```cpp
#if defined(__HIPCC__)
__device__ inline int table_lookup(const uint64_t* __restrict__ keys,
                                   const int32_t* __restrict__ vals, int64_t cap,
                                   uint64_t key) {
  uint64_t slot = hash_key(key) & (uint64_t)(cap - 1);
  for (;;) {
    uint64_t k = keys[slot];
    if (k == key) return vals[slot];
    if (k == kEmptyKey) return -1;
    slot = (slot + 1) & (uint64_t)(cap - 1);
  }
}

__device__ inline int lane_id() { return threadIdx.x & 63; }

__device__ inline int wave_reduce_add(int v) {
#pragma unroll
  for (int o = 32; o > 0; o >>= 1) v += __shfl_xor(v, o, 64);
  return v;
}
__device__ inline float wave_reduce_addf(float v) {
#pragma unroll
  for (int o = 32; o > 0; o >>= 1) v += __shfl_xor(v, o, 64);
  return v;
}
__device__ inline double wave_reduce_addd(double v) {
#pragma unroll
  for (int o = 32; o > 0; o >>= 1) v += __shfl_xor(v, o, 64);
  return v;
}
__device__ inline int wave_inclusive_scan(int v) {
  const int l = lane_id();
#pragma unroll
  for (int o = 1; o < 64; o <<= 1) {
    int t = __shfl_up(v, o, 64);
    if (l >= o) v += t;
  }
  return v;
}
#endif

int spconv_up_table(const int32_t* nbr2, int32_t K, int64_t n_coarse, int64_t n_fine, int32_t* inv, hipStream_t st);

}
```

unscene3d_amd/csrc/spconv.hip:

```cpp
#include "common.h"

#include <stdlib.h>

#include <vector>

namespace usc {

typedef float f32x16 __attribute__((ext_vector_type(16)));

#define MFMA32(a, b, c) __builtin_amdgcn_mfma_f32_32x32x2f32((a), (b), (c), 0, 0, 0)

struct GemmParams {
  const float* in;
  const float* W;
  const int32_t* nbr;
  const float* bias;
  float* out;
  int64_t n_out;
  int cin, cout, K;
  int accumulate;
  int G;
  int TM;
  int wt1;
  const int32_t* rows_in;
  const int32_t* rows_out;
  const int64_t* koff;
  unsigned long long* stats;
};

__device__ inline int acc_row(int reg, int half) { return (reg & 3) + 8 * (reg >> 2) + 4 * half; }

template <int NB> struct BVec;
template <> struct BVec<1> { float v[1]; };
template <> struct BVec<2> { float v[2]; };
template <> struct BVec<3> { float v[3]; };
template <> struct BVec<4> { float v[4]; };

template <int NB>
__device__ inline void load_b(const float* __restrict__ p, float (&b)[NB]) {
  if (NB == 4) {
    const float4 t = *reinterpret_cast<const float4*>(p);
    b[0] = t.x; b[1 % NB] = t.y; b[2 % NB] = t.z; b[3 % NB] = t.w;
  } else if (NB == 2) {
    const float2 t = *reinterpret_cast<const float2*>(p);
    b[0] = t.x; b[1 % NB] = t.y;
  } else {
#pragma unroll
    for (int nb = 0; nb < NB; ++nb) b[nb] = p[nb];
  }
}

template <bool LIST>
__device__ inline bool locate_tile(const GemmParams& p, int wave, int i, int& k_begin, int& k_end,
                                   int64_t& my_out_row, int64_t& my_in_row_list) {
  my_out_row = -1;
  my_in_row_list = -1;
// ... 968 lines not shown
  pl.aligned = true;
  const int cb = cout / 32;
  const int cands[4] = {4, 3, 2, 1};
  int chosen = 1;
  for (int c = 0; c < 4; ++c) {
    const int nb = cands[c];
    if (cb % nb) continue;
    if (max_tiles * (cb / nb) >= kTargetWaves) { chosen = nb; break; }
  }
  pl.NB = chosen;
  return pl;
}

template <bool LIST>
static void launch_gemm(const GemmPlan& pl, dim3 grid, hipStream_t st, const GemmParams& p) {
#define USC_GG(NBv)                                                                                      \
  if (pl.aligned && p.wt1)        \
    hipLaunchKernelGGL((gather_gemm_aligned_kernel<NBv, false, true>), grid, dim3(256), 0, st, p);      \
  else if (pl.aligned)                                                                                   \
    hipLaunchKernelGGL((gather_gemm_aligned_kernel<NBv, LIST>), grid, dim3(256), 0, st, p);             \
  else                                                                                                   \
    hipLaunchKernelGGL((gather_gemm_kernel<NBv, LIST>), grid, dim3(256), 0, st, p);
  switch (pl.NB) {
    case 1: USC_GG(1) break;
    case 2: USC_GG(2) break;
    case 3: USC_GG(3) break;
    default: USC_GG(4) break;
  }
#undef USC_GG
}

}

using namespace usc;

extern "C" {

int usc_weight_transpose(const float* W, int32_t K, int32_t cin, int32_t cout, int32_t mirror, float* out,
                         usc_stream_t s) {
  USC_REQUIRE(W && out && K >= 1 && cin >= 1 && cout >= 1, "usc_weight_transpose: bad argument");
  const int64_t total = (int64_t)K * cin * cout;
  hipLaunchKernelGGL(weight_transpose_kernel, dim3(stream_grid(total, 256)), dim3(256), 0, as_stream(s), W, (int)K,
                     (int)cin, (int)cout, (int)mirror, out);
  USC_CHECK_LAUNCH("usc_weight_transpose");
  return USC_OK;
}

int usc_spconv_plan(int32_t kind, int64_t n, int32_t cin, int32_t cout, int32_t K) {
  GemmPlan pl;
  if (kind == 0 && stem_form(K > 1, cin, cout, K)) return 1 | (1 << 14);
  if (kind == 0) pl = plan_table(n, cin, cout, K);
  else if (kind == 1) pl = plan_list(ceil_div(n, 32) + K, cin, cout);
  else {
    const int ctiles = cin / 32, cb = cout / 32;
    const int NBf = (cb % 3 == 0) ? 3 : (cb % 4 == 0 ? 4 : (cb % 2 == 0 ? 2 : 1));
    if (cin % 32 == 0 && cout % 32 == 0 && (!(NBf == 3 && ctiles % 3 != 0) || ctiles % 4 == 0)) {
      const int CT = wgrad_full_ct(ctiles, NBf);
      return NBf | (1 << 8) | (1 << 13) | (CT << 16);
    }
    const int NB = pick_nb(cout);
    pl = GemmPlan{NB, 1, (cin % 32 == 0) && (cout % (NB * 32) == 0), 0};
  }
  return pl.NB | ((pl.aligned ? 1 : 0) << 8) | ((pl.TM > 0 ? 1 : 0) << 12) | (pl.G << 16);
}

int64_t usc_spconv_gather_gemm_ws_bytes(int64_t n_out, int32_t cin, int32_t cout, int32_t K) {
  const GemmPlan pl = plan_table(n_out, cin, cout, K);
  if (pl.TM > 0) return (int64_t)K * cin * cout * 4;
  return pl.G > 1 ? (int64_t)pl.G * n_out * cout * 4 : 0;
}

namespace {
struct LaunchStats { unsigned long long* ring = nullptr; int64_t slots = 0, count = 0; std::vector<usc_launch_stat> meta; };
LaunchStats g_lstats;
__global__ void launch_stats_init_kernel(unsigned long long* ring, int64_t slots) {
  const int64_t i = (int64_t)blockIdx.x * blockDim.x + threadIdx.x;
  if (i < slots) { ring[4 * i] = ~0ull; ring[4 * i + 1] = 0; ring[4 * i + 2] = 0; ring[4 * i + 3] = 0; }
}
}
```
--------
== What is needed ==
An acceptable answer repeats every entry exactly, with nothing omitted.

== Task output ==
```cpp
#if defined(__HIPCC__)
__device__ inline int table_lookup(const uint64_t* __restrict__ keys,
                                   const int32_t* __restrict__ vals, int64_t cap,
                                   uint64_t key) {
  uint64_t slot = hash_key(key) & (uint64_t)(cap - 1);
  for (;;) {
    uint64_t k = keys[slot];
    if (k == key) return vals[slot];
    if (k == kEmptyKey) return -1;
    slot = (slot + 1) & (uint64_t)(cap - 1);
  }
}

__device__ inline int lane_id() { return threadIdx.x & 63; }

__device__ inline int wave_reduce_add(int v) {
#pragma unroll
  for (int o = 32; o > 0; o >>= 1) v += __shfl_xor(v, o, 64);
  return v;
}
__device__ inline float wave_reduce_addf(float v) {
#pragma unroll
  for (int o = 32; o > 0; o >>= 1) v += __shfl_xor(v, o, 64);
  return v;
}
__device__ inline double wave_reduce_addd(double v) {
#pragma unroll
  for (int o = 32; o > 0; o >>= 1) v += __shfl_xor(v, o, 64);
  return v;
}
__device__ inline int wave_inclusive_scan(int v) {
  const int l = lane_id();
#pragma unroll
  for (int o = 1; o < 64; o <<= 1) {
    int t = __shfl_up(v, o, 64);
    if (l >= o) v += t;
  }
  return v;
}
#endif

int spconv_up_table(const int32_t* nbr2, int32_t K, int64_t n_coarse, int64_t n_fine, int32_t* inv, hipStream_t st);

}
```

unscene3d_amd/csrc/spconv.hip:

```cpp
#include "common.h"

#include <stdlib.h>

#include <vector>

namespace usc {

typedef float f32x16 __attribute__((ext_vector_type(16)));

#define MFMA32(a, b, c) __builtin_amdgcn_mfma_f32_32x32x2f32((a), (b), (c), 0, 0, 0)

struct GemmParams {
  const float* in;
  const float* W;
  const int32_t* nbr;
  const float* bias;
  float* out;
  int64_t n_out;
  int cin, cout, K;
  int accumulate;
  int G;
  int TM;
  int wt1;
  const int32_t* rows_in;
  const int32_t* rows_out;
  const int64_t* koff;
  unsigned long long* stats;
};

__device__ inline int acc_row(int reg, int half) { return (reg & 3) + 8 * (reg >> 2) + 4 * half; }

template <int NB> struct BVec;
template <> struct BVec<1> { float v[1]; };
template <> struct BVec<2> { float v[2]; };
template <> struct BVec<3> { float v[3]; };
template <> struct BVec<4> { float v[4]; };

template <int NB>
__device__ inline void load_b(const float* __restrict__ p, float (&b)[NB]) {
  if (NB == 4) {
    const float4 t = *reinterpret_cast<const float4*>(p);
    b[0] = t.x; b[1 % NB] = t.y; b[2 % NB] = t.z; b[3 % NB] = t.w;
  } else if (NB == 2) {
    const float2 t = *reinterpret_cast<const float2*>(p);
    b[0] = t.x; b[1 % NB] = t.y;
  } else {
#pragma unroll
    for (int nb = 0; nb < NB; ++nb) b[nb] = p[nb];
  }
}

template <bool LIST>
__device__ inline bool locate_tile(const GemmParams& p, int wave, int i, int& k_begin, int& k_end,
                                   int64_t& my_out_row, int64_t& my_in_row_list) {
  my_out_row = -1;
  my_in_row_list = -1;
// ... 968 lines not shown
  pl.aligned = true;
  const int cb = cout / 32;
  const int cands[4] = {4, 3, 2, 1};
  int chosen = 1;
  for (int c = 0; c < 4; ++c) {
    const int nb = cands[c];
    if (cb % nb) continue;
    if (max_tiles * (cb / nb) >= kTargetWaves) { chosen = nb; break; }
  }
  pl.NB = chosen;
  return pl;
}

template <bool LIST>
static void launch_gemm(const GemmPlan& pl, dim3 grid, hipStream_t st, const GemmParams& p) {
#define USC_GG(NBv)                                                                                      \
  if (pl.aligned && p.wt1)        \
    hipLaunchKernelGGL((gather_gemm_aligned_kernel<NBv, false, true>), grid, dim3(256), 0, st, p);      \
  else if (pl.aligned)                                                                                   \
    hipLaunchKernelGGL((gather_gemm_aligned_kernel<NBv, LIST>), grid, dim3(256), 0, st, p);             \
  else                                                                                                   \
    hipLaunchKernelGGL((gather_gemm_kernel<NBv, LIST>), grid, dim3(256), 0, st, p);
  switch (pl.NB) {
    case 1: USC_GG(1) break;
    case 2: USC_GG(2) break;
    case 3: USC_GG(3) break;
    default: USC_GG(4) break;
  }
#undef USC_GG
}

}

using namespace usc;

extern "C" {

int usc_weight_transpose(const float* W, int32_t K, int32_t cin, int32_t cout, int32_t mirror, float* out,
                         usc_stream_t s) {
  USC_REQUIRE(W && out && K >= 1 && cin >= 1 && cout >= 1, "usc_weight_transpose: bad argument");
  const int64_t total = (int64_t)K * cin * cout;
  hipLaunchKernelGGL(weight_transpose_kernel, dim3(stream_grid(total, 256)), dim3(256), 0, as_stream(s), W, (int)K,
                     (int)cin, (int)cout, (int)mirror, out);
  USC_CHECK_LAUNCH("usc_weight_transpose");
  return USC_OK;
}

int usc_spconv_plan(int32_t kind, int64_t n, int32_t cin, int32_t cout, int32_t K) {
  GemmPlan pl;
  if (kind == 0 && stem_form(K > 1, cin, cout, K)) return 1 | (1 << 14);
  if (kind == 0) pl = plan_table(n, cin, cout, K);
  else if (kind == 1) pl = plan_list(ceil_div(n, 32) + K, cin, cout);
  else {
    const int ctiles = cin / 32, cb = cout / 32;
    const int NBf = (cb % 3 == 0) ? 3 : (cb % 4 == 0 ? 4 : (cb % 2 == 0 ? 2 : 1));
    if (cin % 32 == 0 && cout % 32 == 0 && (!(NBf == 3 && ctiles % 3 != 0) || ctiles % 4 == 0)) {
      const int CT = wgrad_full_ct(ctiles, NBf);
      return NBf | (1 << 8) | (1 << 13) | (CT << 16);
    }
    const int NB = pick_nb(cout);
    pl = GemmPlan{NB, 1, (cin % 32 == 0) && (cout % (NB * 32) == 0), 0};
  }
  return pl.NB | ((pl.aligned ? 1 : 0) << 8) | ((pl.TM > 0 ? 1 : 0) << 12) | (pl.G << 16);
}

int64_t usc_spconv_gather_gemm_ws_bytes(int64_t n_out, int32_t cin, int32_t cout, int32_t K) {
  const GemmPlan pl = plan_table(n_out, cin, cout, K);
  if (pl.TM > 0) return (int64_t)K * cin * cout * 4;
  return pl.G > 1 ? (int64_t)pl.G * n_out * cout * 4 : 0;
}

namespace {
struct LaunchStats { unsigned long long* ring = nullptr; int64_t slots = 0, count = 0; std::vector<usc_launch_stat> meta; };
LaunchStats g_lstats;
__global__ void launch_stats_init_kernel(unsigned long long* ring, int64_t slots) {
  const int64_t i = (int64_t)blockIdx.x * blockDim.x + threadIdx.x;
  if (i < slots) { ring[4 * i] = ~0ull; ring[4 * i + 1] = 0; ring[4 * i + 2] = 0; ring[4 * i + 3] = 0; }
}
}
```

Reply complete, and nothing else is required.